Graham pointed out that the combined capacity of the two plants, “once optimised”, will be able to satisfy local demand with the excess available for exports. He estimates local demand for medical-grade oxygen to be 16 metric tonnes per day, and said both plants will have capacity “way in excess of that,” though he never pinpointed the exact capacity.

“We are still working towards getting to a point where we can consistently meet the full demand before we get into longer-term contracts with export customers. We need to ensure that we are at a point where we are certain that we have enough to meet the local demand, with any spikes, and then we do exports more consistently. But this is an opportunity which we saw and we grasped, and it’s a start. Sometimes in business you have to put down a marker and start,” he said of the shipment of oxygen to The Bahamas.

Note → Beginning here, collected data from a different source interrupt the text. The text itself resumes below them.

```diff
@@ -316,15 +329,20 @@
   const int64_t N = rays->num_rays;
   if (N == 0) return NRB_OK;
   const PropGrid g = make_prop_grid(grid, decoder_w, actor_grids, actor_samples, actor_dtables);
-  const unsigned blocks = blocks_for(N, kPropWarps);
+  int rays_per_block = kPropWarps;
+  while (rays_per_block < 4 * kPropWarps && (rays_per_block * iv->num_samples) % (kPropWarps * 32) != 0) rays_per_block *= 2;
+  if ((rays_per_block * iv->num_samples) % (kPropWarps * 32) != 0) rays_per_block = kPropWarps;
+  const unsigned blocks = blocks_for(N, rays_per_block);
+  const size_t smem = static_cast<size_t>(rays_per_block) * iv->num_samples * sizeof(float);
   auto s = static_cast<cudaStream_t>(stream);
   BwdPlan plan;
   int64_t vertices = 0;
   if (int rc = prepare_bwd_plan(grid, N * iv->num_samples, workspace, workspace_bytes, s, &plan, &vertices)) return rc;
-#define NRB_LAUNCH_C(F, CH)                                                                                        \
-  proposal_bwd_kernel<F, CH><<<blocks, kPropWarps * 32, 0, s>>>(g, plan, rays->origins, rays->directions,          \
-                                                                rays->pixel_area, static_scale, *iv, N, saved_feats, \
-                                                                saved_pre, dweights, ddensity, dtable, ddecoder_w)
+#define NRB_LAUNCH_C(F, CH)                                                                                          \
+  proposal_bwd_kernel<F, CH><<<blocks, kPropWarps * 32, smem, s>>>(g, plan, rays->origins, rays->directions,         \
+                                                                   rays->pixel_area, static_scale, *iv, N,           \
+                                                                   rays_per_block, saved_feats, saved_pre, dweights, \
+                                                                   ddensity, dtable, ddecoder_w)
 #define NRB_LAUNCH(F)                                   \
   if (iv->num_samples <= 64) {                          \
     NRB_LAUNCH_C(F, 2);                                 \
```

Senator Aubyn Hill, minister of industry, investment and commerce, commented on the development, stating, “I congratulate Massy Gas Products Jamaica, under the IGL brand, on this historic achievement in exporting Jamaica’s first shipment of locally produced medical-grade oxygen. This accomplishment reflects our country’s commitment to meeting the highest standards in quality and safety, especially in vital sectors like healthcare.”

“We see this as consistent with the Government’s thrust. We see this as a non-traditional. So when people speak of exports they speak about agricultural or additional bauxite or some other traditional product, but we are seeing now, IGL adding a new product which has never been exported as far as we know, to the mix, and we expect it to grow and help the country’s thrust towards growth and the company’s thrust towards earning foreign exchange through exports.

Exports aside, Graham said the ASU has allowed the company to grow the sale of food grade nitrogen which has been seeing increased demand from company’s producing non-carbonated drinks.

“If you look at the past four years, as people make choices away from carbonated beverages to water and other still drinks, we are seeing that growth at a reasonable rate,” Graham noted. The company also sells carbon dioxide which is used by the producers of soda and soda water.